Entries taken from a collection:
▼

# EfficientMoE/MoE-Infinity

Measured on AMD Instinct MI355X. Metric: decode tokens/s through all MoE layers (expert-offload hot path), Mixtral-8x7B, device_memory_ratio=0.75, higher is better.
Workload: dtype bf16

## Files before the change

moe-infinity_amd/csrc/kernels.hip:

```cpp
#include "kdev.h"

#include <algorithm>

#include <type_traits>

#include <string.h>

namespace moeinf {

template <typename T>
__global__ __launch_bounds__(256) void retile_kernel(const T* __restrict__ src, char* __restrict__ dst, int R, int K) {
  constexpr int EPV = DT<T>::EPV;
  constexpr int EPT = 4 * EPV;
  const int KB = (K + EPT - 1) / EPT;
  const int lane = threadIdx.x & 63;
  const int kb = blockIdx.x * 4 + (threadIdx.x >> 6);
  const int rg = blockIdx.y;
  if (kb >= KB) return;
  const int row = rg * 16 + (lane & 15);
  const int k = kb * EPT + (lane >> 4) * EPV;
  u32x4 v = {0u, 0u, 0u, 0u};
  if (row < R && k < K) v = ld16(src + (size_t)row * K + k);
  *reinterpret_cast<u32x4*>(dst + ((size_t)rg * KB + kb) * 1024 + lane * 16) = v;
}
template <typename T>
__global__ __launch_bounds__(256) void retile_blob_kernel(RetileBlob b) {
  constexpr int EPV = DT<T>::EPV;
  constexpr int EPT = 4 * EPV;
  const int t = blockIdx.z;
  const char* src = reinterpret_cast<const char*>(b.src) + b.src_off[t];
  char* dst = reinterpret_cast<char*>(b.dst) + b.dst_off[t];
  const int R = b.R[t], K = b.K[t];
  if (K == 0) {
    const int64_t i = ((int64_t)blockIdx.y * gridDim.x + blockIdx.x) * 256 + threadIdx.x;
    if (i < R) reinterpret_cast<u32x4*>(dst)[i] = reinterpret_cast<const u32x4*>(src)[i];
    return;
  }
  const int KB = (K + EPT - 1) / EPT;
  const int lane = threadIdx.x & 63;
  const int kb = blockIdx.x * 4 + (threadIdx.x >> 6);
  const int rg = blockIdx.y;
  if (kb >= KB || rg * 16 >= R) return;
  const int row = rg * 16 + (lane & 15);
  const int k = kb * EPT + (lane >> 4) * EPV;
  u32x4 v = {0u, 0u, 0u, 0u};
  if (row < R && k < K) v = ld16(reinterpret_cast<const T*>(src) + (size_t)row * K + k);
  *reinterpret_cast<u32x4*>(dst + ((size_t)rg * KB + kb) * 1024 + lane * 16) = v;
}
hipError_t launch_retile_blob(const RetileBlob& b, int dtype, hipStream_t st) {
  const int ept = dtype == DT_F32 ? 16 : 32;
  unsigned gx = 1, gy = 1;
  for (int t = 0; t < b.n; ++t) {
    if (b.K[t] > 0) { gx = std::max(gx, (unsigned)(((b.K[t] + ept - 1) / ept + 3) / 4)); gy = std::max(gy, (unsigned)((b.R[t] + 15) / 16)); }
  }
  for (int t = 0; t < b.n; ++t)
    if (b.K[t] == 0) {
      const int64_t blocks = ((int64_t)b.R[t] + 255) / 256;
      while ((int64_t)gx * gy < blocks) gy += 1;
    }
  const dim3 grid(gx, gy, b.n);
  if (dtype != DT_F32) hipLaunchKernelGGL(retile_blob_kernel<uint16_t>, grid, dim3(256), 0, st, b);
  else hipLaunchKernelGGL(retile_blob_kernel<float>, grid, dim3(256), 0, st, b);
  return hipGetLastError();
}
template <typename T, bool F8>
__global__ __launch_bounds__(256) void pull_retile_kernel(RetileBlob b, unsigned long long* ts, int first) {
  if (ts && first && blockIdx.x == 0 && threadIdx.x == 0) ts[0] = (unsigned long long)wall_clock64();
  constexpr int EPV = DT<T>::EPV;
  constexpr int EPT = 4 * EPV;
  constexpr int W = F8 ? 2 : 1;
  constexpr int CK = 64 * EPV * W;
  constexpr int LROW = 1024 * W + 16;
  __shared__ __attribute__((aligned(16))) char lds[16 * LROW];
  __shared__ uint16_t lut[F8 ? 256 : 1];
  if (F8) {
    const uint32_t v8 = threadIdx.x, sg = v8 >> 7, ex = (v8 >> 3) & 15, m = v8 & 7;
    float f = (ex == 15 && m == 7) ? __builtin_nanf("") : (ex == 0 ? ldexpf((float)m, -9) : ldexpf(1.0f + (float)m * 0.125f, (int)ex - 7));
    if (sg) f = -f;
    lut[v8 & (F8 ? 255 : 0)] = (uint16_t)(__float_as_uint(f) >> 16);
    __syncthreads();
  }
  auto widen = [&](const u32x4 q, u32x4 (&o)[W]) {
    if constexpr (F8) {
      const uint32_t qq[4] = {q.x, q.y, q.z, q.w};
#pragma unroll
      for (int w = 0; w < 2; ++w) {
        uint32_t r4[4];
#pragma unroll
        for (int h2 = 0; h2 < 4; ++h2) {
          const uint32_t ww = qq[w * 2 + (h2 >> 1)], sh = (h2 & 1) * 16;
          r4[h2] = (uint32_t)lut[(ww >> sh) & 255] | ((uint32_t)lut[(ww >> (sh + 8)) & 255] << 16);
        }
        o[w] = u32x4{r4[0], r4[1], r4[2], r4[3]};
      }
    } else {
      o[0] = q;
    }
  };
  const int lane = threadIdx.x & 63, wave = threadIdx.x >> 6;
  int nunit[4], kcs[4], total = 0;
#pragma unroll
  for (int t = 0; t < 4; ++t) {
    kcs[t] = (t < b.n && b.K[t] > 0) ? (b.K[t] + CK - 1) / CK : 1;
    nunit[t] = t < b.n ? (b.K[t] > 0 ? ((b.R[t] + 15) / 16) * kcs[t] : (b.R[t] + 1024 * W - 1) / (1024 * W)) : 0;
    total += nunit[t];
  }
  u32x4 raw[4];
  uint32_t okmask = 0;
  constexpr int SRC_EPL = F8 ? 16 : EPV;
  auto decode = [&](int i, int& t, int& rg, int& kc) {
    t = 0;
    while (t < 3 && i >= nunit[t]) { i -= nunit[t]; ++t; }
    rg = i / kcs[t]; kc = i - rg * kcs[t];
  };
  auto load = [&](int i) {
    int t, rg, kc;
    decode(i, t, rg, kc);
    const char* src = reinterpret_cast<const char*>(b.src) + b.src_off[t];
    constexpr int SRC_ES = F8 ? 1 : (int)sizeof(T);
    okmask = 0;
#pragma unroll
    for (int j = 0; j < 4; ++j) {
      size_t elem;
      bool ok;
      if (b.K[t] > 0) {
        const int row = rg * 16 + wave * 4 + j, k = kc * CK + lane * SRC_EPL;
        ok = row < b.R[t] && k < b.K[t];
        elem = (size_t)min(row, b.R[t] - 1) * b.K[t] + min(k, b.K[t] - SRC_EPL);
      } else {
        const int piece = (rg * 1024 + (wave * 4 + j) * 64 + lane) * W;
        ok = piece < b.R[t];
        elem = (size_t)min(piece, b.R[t] - W) * EPV;
      }
      raw[j] = __builtin_nontemporal_load(reinterpret_cast<const u32x4*>(src + elem * SRC_ES));
      okmask |= (ok ? 1u : 0u) << j;
    }
  };
  int i = blockIdx.x;
  if (i < total) load(i);
  for (; i < total; i += gridDim.x) {
    int t, rg, kc;
    decode(i, t, rg, kc);
#pragma unroll
    for (int j = 0; j < 4; ++j) {
      u32x4 o[W];
      widen(raw[j], o);
#pragma unroll
      for (int w = 0; w < W; ++w) {
        if (!((okmask >> j) & 1u)) o[w] = u32x4{0u, 0u, 0u, 0u};
        *reinterpret_cast<u32x4*>(lds + (wave * 4 + j) * LROW + (lane * W + w) * 16) = o[w];
      }
    }
    __syncthreads();
// ... 348 lines not shown
}
__global__ __launch_bounds__(IDX_THREADS) void index_scatter_kernel(IndexArgs a, const int32_t* __restrict__ chunk_base) {
  const int npairs = a.T * a.K, E = a.E;
  const int p = blockIdx.x * IDX_THREADS + threadIdx.x;
  if (p < npairs) {
    const int rk = a.pair_slot[p];
    if (rk >= 0) {
      const int slot = chunk_base[(size_t)blockIdx.x * E + IDX_AT(a, p)] + rk;
      a.pair_slot[p] = slot;
      a.slot_token[slot] = p / a.K;
      a.slot_pair[slot] = p;
    }
  }
  if (a.shared) {
    const int base = a.offsets[E];
    for (int t = p; t < a.T; t += gridDim.x * IDX_THREADS) {
      a.slot_token[base + t] = t;
      a.slot_pair[base + t] = -1;
    }
  }
}
hipError_t launch_dispatch_index_wide(const IndexArgs& a, int32_t* chunk_scratch, hipStream_t st) {
  const int nchunks = (a.T * a.K + IDX_THREADS - 1) / IDX_THREADS;
  hipLaunchKernelGGL(index_count_kernel, dim3(nchunks), dim3(IDX_THREADS), 0, st, a, chunk_scratch);
  hipLaunchKernelGGL(index_scan_kernel, dim3(1), dim3(IDX_THREADS), 0, st, a, chunk_scratch, nchunks);
  hipLaunchKernelGGL(index_scatter_kernel, dim3(nchunks), dim3(IDX_THREADS), 0, st, a, chunk_scratch);
  return hipGetLastError();
}

hipError_t launch_dispatch_index(const IndexArgs& a, hipStream_t st) {
  hipLaunchKernelGGL(dispatch_index_kernel, dim3(1), dim3(IDX_THREADS), 0, st, a);
  return hipGetLastError();
}

__global__ __launch_bounds__(IDX_THREADS) void route_index_kernel(RouteArgs r, IndexArgs a, EpFuse pk) {
  __shared__ int wave_cnt[IDX_WAVES * IDX_MAXE];
  __shared__ int running[IDX_MAXE];
  __shared__ int offs[IDX_MAXE + 1];
  __shared__ int scan_tmp[IDX_MAXE];
  for (int t = threadIdx.x >> 6; t < r.T; t += IDX_WAVES) route_token(r, t, threadIdx.x & 63);
  __threadfence_block();
  __syncthreads();
  if (a.T * a.K <= 64 && !(a.capacity > 0 && a.T > a.rows)) {
    if (threadIdx.x < 64) index_small(a, running, offs);
  } else {
    index_body(a, wave_cnt, running, offs, scan_tmp);
  }
  if (pk.on) {
    __threadfence_block();
    __syncthreads();
    ep_pack_block_dt(pk, a.T * a.K, scan_tmp);
  }
}

template <typename T, int NW, int U>
__global__ __launch_bounds__(NW * 64) void route_shared2_kernel(RouteArgs r, IndexArgs a, FfnStage s, EpFuse pk) {
  __shared__ int running[IDX_MAXE];
  __shared__ int offs[IDX_MAXE + 1];
  __shared__ float red[NW][1][256];
  if (blockIdx.x == 0) {
    for (int t = threadIdx.x >> 6; t < r.T; t += NW) route_token(r, t, threadIdx.x & 63);
    __threadfence_block();
    __syncthreads();
    if (threadIdx.x < 64) index_small(a, running, offs);
    if (pk.on) {
      __syncthreads();
      ep_pack_block_dt(pk, a.T * a.K, reinterpret_cast<int*>(&red[0][0][0]));
    }
  } else {
    const char* W = reinterpret_cast<const char*>(s.wptr[s.E]);
    ffn_rows_item<T, 1, NW, U, 1>(s, (int)blockIdx.x - 1, W, true, r.T, 0, red);
  }
}
static EpFuse no_pack() {
  EpFuse f;
  memset(&f, 0, sizeof f);
  return f;
}
hipError_t launch_route_shared2(const RouteArgs& r, const IndexArgs& a, const FfnStage& s, hipStream_t st, const EpFuse* pack) {
  static const int nw = env_int("MOEINF_SH2_NW", 8), u = env_int("MOEINF_SH2_U", 4);
  const dim3 grid(1 + (s.R_sh + 15) / 16);
  const EpFuse pk = pack ? *pack : no_pack();
#define RS2(NWV, UU) hipLaunchKernelGGL((route_shared2_kernel<uint16_t, NWV, UU>), grid, dim3(NWV * 64), 0, st, r, a, s, pk)
  if (s.dtype == DT_F16) hipLaunchKernelGGL((route_shared2_kernel<half_t, 8, 4>), grid, dim3(512), 0, st, r, a, s, pk);
  else if (nw == 16) { if (u == 8) RS2(16, 8); else RS2(16, 4); }
  else if (nw == 4) { if (u == 8) RS2(4, 8); else RS2(4, 4); }
  else { if (u == 8) RS2(8, 8); else RS2(8, 4); }
#undef RS2
  return hipGetLastError();
}

template <typename T, int NMAT, int NW, int U>
__global__ __launch_bounds__(NW * 64) __attribute__((amdgpu_num_sgpr(80))) void ffn1_selfroute_kernel(RouteArgs r, IndexArgs a, FfnStage s, FfnStage sh2, int n_rg, int n_sh2) {
  using A = typename act_of<T>::type;
  __shared__ float red[NW][NMAT][256];
  __shared__ unsigned long long sh_w;
  __shared__ int sh_rank_ok;
  static_assert(sizeof(float) * NW * NMAT * 256 >= sizeof(int) * (2 * IDX_MAXE + 1), "index scratch aliases the reduction buffer");
  const int lane = threadIdx.x & 63;
  const int K = r.K, E = r.E;
  int b = (int)blockIdx.x - 1;
  if (n_sh2 < 0) {
    n_sh2 = -n_sh2;
    if (b >= 0) { const int n_routed = (int)gridDim.x - 1 - n_sh2; b = b < n_routed ? b + n_sh2 : b - n_routed; }
  }
  if (b >= 0 && b < n_sh2) {
    const char* Wsh = reinterpret_cast<const char*>(sh2.wptr[sh2.E]);
    ffn_rows_item<A, 1, NW, U, 1>(sh2, b, Wsh, true, 1, 0, reinterpret_cast<float (*)[1][256]>(&red[0][0][0]));
    return;
  }
  b -= n_sh2;
  if (b < 0) {
    if (threadIdx.x < 64) {
      int* scratch = reinterpret_cast<int*>(&red[0][0][0]);
      Routed o;
      route_core(r, 0, lane, o);
      int my_sel, rank;
      float my_w;
      route_store(r, 0, lane, o, &my_sel, &my_w, &rank);
      if (lane < K && s.dec_w) {
        s.dec_w[rank] = my_sel >= 0 ? s.wptr[my_sel] : 0ull;
        s.dec_cw[rank] = my_w;
      }
      __threadfence_block();
      index_small(a, scratch, scratch + IDX_MAXE);
    }
    return;
  }
  const int u = b / n_rg, rg = b - u * n_rg;
  if (threadIdx.x < 64) {
    uint64_t wp = 0;
    if (lane < E) wp = s.wptr[lane];
    uint64_t chosen = route_set_lean(r.logits, E, K, lane, r.kind == 2  ? r.x_dtype : DT_F32);
    for (int i = 0; i < u; ++i) chosen &= chosen - 1;
    const int e = chosen ? (int)__builtin_ctzll(chosen) : -1;
    uint64_t wsel = 0;
    if (e >= 0) {
      const uint32_t lo = (uint32_t)__builtin_amdgcn_readlane((int)(uint32_t)wp, e);
      const uint32_t hi = (uint32_t)__builtin_amdgcn_readlane((int)(uint32_t)(wp >> 32), e);
      wsel = ((uint64_t)hi << 32) | lo;
    }
    if (lane == 0) { sh_w = wsel; sh_rank_ok = e >= 0; }
  }
  __syncthreads();
  if (!sh_rank_ok) return;
  const char* W = reinterpret_cast<const char*>(sh_w);
  if (W == nullptr) {
    if (threadIdx.x == 0 && rg == 0) atomicExch(s.miss_flag, 1);
    return;
  }
  ffn_rows_item<A, NMAT, NW, U, 1, false, false, T>(s, rg, W, false, 1, u, red, 0);
}

static thread_local hipEvent_t t_timer_start = nullptr, t_timer_stop = nullptr;
void arm_kernel_timer(hipEvent_t start, hipEvent_t stop) { t_timer_start = start; t_timer_stop = stop; }
bool take_kernel_timer(hipEvent_t* start, hipEvent_t* stop) {
  if (!t_timer_stop) return false;
  *start = t_timer_start; *stop = t_timer_stop;
  t_timer_start = t_timer_stop = nullptr;
  return true;
}
hipError_t launch_ffn1_selfroute(const RouteArgs& r, const IndexArgs& a, const FfnStage& s1, const FfnStage* sh2, hipStream_t st) {
  const int n_rg = (s1.R + 15) / 16;
  const int n_sh2 = sh2 ? (sh2->R_sh + 15) / 16 : 0;
  const dim3 grid(n_sh2 + r.K * n_rg + 1);
  static const int lds_env = env_int("MOEINF_SR_LDS_KB", -1);
  const size_t dyn = (size_t)(lds_env >= 0 ? lds_env : (grid.x > 4 * 256 ? 30 : 0)) * 1024;
  static const int sr_u_env = env_int("MOEINF_SR_U", 0);
  const int sr_u = sr_u_env ? sr_u_env : (grid.x > 4 * 256 ? 4 : 8);
  if (s1.wdtype == DT_F8) {
    if (s1.epi != EPI_GATED_SILU || s1.dtype != DT_BF16) return hipErrorInvalidValue;
    if (sr_u == 8) KL((ffn1_selfroute_kernel<f8w_t, 2, 4, 8>), grid, dim3(256), dyn, st, r, a, s1, sh2 ? *sh2 : s1, n_rg, n_sh2);
    else KL((ffn1_selfroute_kernel<f8w_t, 2, 4, 4>), grid, dim3(256), dyn, st, r, a, s1, sh2 ? *sh2 : s1, n_rg, n_sh2);
    return hipGetLastError();
  }
  if (s1.epi != EPI_GATED_SILU) {
    if (s1.dtype == DT_BF16) KL((ffn1_selfroute_kernel<uint16_t, 1, 16, 4>), grid, dim3(1024), 0, st, r, a, s1, s1, n_rg, 0);
    else if (s1.dtype == DT_F16) KL((ffn1_selfroute_kernel<half_t, 1, 16, 4>), grid, dim3(1024), 0, st, r, a, s1, s1, n_rg, 0);
    else KL((ffn1_selfroute_kernel<float, 1, 16, 4>), grid, dim3(1024), 0, st, r, a, s1, s1, n_rg, 0);
    return hipGetLastError();
  }
  if (s1.dtype == DT_F16) {
    if (sr_u == 8) KL((ffn1_selfroute_kernel<half_t, 2, 4, 8>), grid, dim3(256), dyn, st, r, a, s1, sh2 ? *sh2 : s1, n_rg, n_sh2);
    else KL((ffn1_selfroute_kernel<half_t, 2, 4, 4>), grid, dim3(256), dyn, st, r, a, s1, sh2 ? *sh2 : s1, n_rg, n_sh2);
    return hipGetLastError();
  }
  static const int sr_order = env_int("MOEINF_SR_ORDER", 0);
  const int n_sh2_arg = (sr_order && n_sh2 > 0) ? -n_sh2 : n_sh2;
  if (sr_u == 8) KL((ffn1_selfroute_kernel<uint16_t, 2, 4, 8>), grid, dim3(256), dyn, st, r, a, s1, sh2 ? *sh2 : s1, n_rg, n_sh2_arg);
  else KL((ffn1_selfroute_kernel<uint16_t, 2, 4, 4>), grid, dim3(256), dyn, st, r, a, s1, sh2 ? *sh2 : s1, n_rg, n_sh2_arg);
  return hipGetLastError();
}
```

▲

About this task: Scan the entries for the word "include". Report each line that has it.

Task answer:
#include "kdev.h"
#include <algorithm>
#include <type_traits>
#include <string.h>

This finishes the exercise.